*Records for this task*:
--
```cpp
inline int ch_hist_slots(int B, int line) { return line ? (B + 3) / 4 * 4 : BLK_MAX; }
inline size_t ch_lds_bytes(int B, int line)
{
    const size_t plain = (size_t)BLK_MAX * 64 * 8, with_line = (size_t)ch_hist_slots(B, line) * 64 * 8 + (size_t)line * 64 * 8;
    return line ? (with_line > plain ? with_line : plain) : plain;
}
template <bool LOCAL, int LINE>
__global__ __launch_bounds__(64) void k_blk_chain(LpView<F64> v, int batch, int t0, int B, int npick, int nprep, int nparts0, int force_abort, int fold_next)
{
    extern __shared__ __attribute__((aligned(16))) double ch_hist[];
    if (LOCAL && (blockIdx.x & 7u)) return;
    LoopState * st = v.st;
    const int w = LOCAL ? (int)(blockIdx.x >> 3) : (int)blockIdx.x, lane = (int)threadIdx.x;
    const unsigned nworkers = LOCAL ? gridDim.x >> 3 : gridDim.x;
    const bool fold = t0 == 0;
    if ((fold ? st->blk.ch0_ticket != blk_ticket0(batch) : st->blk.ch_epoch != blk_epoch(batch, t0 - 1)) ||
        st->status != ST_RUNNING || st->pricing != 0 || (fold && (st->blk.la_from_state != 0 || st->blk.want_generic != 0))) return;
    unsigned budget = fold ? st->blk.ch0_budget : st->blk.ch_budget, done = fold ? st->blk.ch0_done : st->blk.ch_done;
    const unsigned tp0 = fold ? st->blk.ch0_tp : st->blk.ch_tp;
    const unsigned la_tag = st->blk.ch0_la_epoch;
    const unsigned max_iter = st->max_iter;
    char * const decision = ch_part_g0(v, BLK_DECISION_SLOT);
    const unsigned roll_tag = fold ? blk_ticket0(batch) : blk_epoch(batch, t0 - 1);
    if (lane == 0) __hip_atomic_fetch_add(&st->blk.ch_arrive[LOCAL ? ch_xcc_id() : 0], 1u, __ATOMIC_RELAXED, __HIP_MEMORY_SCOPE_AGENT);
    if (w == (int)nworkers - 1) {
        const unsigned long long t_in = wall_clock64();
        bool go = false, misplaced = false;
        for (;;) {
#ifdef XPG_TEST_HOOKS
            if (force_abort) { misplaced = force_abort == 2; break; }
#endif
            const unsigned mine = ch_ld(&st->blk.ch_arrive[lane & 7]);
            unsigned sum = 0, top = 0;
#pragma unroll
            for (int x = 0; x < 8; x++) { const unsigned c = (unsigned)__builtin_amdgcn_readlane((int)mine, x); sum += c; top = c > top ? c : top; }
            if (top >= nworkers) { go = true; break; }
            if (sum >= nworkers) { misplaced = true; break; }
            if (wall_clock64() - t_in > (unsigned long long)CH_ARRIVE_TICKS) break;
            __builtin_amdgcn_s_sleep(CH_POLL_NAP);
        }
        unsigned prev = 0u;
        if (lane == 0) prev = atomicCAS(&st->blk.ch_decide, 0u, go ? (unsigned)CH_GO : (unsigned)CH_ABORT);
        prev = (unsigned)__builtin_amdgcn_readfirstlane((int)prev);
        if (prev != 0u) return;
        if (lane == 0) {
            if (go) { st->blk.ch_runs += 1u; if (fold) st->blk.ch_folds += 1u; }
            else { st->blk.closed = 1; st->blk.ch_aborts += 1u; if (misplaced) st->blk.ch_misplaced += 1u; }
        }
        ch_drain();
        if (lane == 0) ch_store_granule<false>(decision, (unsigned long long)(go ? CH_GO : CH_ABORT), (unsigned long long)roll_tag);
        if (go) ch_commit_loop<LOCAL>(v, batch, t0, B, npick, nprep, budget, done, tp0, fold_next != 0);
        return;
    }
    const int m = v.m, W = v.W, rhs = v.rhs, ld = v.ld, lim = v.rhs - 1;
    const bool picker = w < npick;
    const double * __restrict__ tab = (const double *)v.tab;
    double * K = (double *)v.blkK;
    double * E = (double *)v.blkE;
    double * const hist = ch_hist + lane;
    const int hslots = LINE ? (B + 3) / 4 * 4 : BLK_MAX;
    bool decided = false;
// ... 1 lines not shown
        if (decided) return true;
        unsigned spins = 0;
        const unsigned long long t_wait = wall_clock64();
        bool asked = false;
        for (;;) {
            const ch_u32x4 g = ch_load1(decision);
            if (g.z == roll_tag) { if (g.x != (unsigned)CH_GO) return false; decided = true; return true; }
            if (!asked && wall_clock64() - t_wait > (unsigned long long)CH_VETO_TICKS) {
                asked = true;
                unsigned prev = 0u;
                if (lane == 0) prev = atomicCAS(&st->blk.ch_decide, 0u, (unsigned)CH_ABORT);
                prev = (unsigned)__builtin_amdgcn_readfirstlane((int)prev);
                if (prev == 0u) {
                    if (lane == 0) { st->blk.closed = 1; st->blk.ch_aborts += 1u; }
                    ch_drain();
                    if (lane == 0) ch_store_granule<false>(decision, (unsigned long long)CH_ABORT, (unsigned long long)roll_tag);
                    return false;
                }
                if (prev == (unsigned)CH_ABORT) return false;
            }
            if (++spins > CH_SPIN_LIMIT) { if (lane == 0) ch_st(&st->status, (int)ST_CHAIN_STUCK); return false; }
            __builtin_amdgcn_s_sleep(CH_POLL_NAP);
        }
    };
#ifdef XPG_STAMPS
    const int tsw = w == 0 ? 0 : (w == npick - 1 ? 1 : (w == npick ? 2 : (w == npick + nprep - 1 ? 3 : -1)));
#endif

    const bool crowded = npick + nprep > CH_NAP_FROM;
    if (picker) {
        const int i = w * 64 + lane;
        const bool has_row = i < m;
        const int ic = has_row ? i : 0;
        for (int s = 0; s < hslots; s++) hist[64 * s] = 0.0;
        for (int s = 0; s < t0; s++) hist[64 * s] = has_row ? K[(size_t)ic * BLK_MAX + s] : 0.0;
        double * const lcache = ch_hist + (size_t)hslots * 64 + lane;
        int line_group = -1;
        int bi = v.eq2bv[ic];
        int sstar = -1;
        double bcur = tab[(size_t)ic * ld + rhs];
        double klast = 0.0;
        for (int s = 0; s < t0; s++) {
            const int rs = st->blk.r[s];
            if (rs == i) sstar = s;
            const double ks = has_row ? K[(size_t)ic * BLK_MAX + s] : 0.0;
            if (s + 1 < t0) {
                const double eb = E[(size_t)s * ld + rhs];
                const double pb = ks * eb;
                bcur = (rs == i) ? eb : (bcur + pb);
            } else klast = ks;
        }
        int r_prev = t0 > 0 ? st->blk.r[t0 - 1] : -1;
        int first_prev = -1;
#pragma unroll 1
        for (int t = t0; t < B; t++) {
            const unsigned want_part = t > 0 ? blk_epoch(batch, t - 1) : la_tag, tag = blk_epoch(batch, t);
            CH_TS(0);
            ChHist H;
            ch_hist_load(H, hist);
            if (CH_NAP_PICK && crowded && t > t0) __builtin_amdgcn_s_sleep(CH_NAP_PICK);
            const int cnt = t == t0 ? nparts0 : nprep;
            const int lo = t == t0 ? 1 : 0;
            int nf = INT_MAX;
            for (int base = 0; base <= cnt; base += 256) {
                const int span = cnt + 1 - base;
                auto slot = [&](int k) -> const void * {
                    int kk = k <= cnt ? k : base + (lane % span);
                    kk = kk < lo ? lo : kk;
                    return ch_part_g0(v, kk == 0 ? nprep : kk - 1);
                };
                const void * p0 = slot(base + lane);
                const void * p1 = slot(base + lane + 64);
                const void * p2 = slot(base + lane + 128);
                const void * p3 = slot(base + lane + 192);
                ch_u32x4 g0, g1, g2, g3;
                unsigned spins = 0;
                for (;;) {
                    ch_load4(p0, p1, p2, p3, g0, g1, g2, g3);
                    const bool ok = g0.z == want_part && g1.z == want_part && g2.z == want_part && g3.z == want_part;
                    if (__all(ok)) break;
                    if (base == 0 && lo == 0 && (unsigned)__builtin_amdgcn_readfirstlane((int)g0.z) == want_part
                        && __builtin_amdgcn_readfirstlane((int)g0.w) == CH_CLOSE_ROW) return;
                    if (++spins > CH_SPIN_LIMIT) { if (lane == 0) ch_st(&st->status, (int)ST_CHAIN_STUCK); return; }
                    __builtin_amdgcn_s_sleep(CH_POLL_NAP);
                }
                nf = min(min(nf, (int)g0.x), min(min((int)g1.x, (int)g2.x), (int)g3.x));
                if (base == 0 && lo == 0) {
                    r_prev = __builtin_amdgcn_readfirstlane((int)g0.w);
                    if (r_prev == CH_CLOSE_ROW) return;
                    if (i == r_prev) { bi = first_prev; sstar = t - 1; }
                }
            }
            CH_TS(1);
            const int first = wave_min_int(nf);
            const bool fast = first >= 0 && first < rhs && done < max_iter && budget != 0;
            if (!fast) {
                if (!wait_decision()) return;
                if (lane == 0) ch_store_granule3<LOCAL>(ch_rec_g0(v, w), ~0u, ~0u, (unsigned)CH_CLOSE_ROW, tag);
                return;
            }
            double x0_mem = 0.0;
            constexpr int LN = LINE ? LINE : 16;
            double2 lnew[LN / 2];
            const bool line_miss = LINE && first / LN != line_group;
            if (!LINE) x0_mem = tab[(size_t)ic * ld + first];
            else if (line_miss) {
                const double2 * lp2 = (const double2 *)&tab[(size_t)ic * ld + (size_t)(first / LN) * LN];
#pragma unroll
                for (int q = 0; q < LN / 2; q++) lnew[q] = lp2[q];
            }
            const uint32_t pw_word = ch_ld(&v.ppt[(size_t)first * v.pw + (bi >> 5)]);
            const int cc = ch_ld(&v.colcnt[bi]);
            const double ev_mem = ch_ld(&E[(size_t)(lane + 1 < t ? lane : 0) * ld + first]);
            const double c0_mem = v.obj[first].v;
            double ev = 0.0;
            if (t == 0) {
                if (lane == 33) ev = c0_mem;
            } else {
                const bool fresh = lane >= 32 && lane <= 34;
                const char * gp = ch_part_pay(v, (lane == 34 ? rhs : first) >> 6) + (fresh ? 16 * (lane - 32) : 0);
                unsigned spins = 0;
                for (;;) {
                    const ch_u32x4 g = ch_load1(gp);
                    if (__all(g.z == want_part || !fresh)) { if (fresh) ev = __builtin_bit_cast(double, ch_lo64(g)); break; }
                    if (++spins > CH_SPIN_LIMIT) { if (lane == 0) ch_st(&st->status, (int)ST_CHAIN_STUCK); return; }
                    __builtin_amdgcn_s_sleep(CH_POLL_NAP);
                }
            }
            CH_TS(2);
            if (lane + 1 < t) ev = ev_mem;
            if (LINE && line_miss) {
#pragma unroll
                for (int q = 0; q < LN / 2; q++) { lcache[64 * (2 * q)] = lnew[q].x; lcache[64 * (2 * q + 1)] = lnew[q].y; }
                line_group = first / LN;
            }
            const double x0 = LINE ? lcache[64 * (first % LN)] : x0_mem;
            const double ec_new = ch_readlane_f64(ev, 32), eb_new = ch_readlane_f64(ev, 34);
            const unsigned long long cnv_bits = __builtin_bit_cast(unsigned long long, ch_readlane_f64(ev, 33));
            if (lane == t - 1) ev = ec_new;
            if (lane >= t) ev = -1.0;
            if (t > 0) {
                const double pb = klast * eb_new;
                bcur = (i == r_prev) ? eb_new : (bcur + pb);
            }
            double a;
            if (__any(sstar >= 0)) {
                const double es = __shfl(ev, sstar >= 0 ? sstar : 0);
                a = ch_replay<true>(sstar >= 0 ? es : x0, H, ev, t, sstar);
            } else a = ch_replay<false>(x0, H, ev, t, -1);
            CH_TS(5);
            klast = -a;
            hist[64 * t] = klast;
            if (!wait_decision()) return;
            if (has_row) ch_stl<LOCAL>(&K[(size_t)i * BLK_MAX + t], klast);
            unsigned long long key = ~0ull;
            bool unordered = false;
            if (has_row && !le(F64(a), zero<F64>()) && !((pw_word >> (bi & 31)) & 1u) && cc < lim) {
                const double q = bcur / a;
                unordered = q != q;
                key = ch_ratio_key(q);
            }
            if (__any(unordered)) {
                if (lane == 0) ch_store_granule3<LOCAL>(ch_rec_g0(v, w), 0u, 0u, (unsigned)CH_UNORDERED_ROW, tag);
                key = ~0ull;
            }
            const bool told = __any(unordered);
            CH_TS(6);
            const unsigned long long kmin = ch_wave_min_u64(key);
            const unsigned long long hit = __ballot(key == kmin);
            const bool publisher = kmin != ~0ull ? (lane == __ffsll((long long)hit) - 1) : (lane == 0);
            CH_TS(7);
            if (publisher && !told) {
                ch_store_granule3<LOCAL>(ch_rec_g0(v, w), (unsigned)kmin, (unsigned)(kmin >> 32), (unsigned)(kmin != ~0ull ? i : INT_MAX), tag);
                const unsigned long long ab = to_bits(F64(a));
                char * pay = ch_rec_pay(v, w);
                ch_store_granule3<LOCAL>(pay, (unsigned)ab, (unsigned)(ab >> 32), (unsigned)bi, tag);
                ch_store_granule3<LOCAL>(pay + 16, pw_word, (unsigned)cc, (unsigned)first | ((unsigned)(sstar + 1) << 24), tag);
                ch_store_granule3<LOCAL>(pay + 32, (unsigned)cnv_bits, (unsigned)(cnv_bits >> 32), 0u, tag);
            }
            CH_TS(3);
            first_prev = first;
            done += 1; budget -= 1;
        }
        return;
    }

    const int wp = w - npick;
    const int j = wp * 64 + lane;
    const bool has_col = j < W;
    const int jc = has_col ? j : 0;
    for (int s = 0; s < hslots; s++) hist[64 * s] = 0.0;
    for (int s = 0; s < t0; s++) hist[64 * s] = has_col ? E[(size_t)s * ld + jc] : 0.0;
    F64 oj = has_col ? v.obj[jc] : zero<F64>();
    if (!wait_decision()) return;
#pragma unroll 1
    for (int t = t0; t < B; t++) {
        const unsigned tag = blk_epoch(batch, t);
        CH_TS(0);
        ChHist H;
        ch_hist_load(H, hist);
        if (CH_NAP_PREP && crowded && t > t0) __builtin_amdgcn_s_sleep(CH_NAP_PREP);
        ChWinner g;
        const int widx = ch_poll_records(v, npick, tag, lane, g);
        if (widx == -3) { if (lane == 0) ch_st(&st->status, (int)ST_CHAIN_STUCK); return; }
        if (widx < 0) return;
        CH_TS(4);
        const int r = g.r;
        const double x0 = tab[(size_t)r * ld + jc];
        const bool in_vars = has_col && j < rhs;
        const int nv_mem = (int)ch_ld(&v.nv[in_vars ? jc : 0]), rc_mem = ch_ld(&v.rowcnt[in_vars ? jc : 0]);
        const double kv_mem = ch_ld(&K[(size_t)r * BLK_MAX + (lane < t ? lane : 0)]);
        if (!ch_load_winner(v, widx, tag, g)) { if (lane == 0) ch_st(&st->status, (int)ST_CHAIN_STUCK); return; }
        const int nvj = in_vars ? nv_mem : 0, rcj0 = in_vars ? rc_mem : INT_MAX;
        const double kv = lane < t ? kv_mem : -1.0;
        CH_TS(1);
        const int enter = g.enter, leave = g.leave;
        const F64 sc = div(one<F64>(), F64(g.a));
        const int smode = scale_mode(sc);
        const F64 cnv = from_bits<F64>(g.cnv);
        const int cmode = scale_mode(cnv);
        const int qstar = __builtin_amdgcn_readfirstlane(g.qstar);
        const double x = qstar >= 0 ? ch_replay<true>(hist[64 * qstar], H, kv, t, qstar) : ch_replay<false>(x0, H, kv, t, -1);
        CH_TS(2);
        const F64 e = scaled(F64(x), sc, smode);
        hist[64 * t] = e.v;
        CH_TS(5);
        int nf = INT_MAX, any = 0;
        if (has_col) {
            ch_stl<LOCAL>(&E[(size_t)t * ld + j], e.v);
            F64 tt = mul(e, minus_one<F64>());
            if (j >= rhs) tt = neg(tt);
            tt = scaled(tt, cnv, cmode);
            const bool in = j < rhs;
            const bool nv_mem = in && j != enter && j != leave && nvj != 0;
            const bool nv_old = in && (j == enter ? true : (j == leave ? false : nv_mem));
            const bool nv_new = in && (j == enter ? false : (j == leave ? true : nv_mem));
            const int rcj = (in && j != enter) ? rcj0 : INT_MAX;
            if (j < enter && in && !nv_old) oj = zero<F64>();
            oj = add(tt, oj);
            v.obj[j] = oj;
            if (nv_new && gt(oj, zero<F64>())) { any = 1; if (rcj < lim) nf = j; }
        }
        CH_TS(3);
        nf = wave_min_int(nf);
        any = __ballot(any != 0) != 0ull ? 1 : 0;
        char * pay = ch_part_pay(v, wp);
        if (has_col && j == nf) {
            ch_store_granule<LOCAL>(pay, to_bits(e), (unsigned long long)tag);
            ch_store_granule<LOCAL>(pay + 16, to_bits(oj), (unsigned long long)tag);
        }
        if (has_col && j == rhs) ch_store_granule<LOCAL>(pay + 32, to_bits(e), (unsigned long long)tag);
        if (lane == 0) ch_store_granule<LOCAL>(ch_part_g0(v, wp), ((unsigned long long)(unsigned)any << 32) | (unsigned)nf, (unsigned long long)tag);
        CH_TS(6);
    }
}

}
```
--
*Directions*:
A line belongs in the answer if it contains the word "blockIdx"; copy every such line from the data above.

*Exercise output*:
    if (LOCAL && (blockIdx.x & 7u)) return;
    const int w = LOCAL ? (int)(blockIdx.x >> 3) : (int)blockIdx.x, lane = (int)threadIdx.x;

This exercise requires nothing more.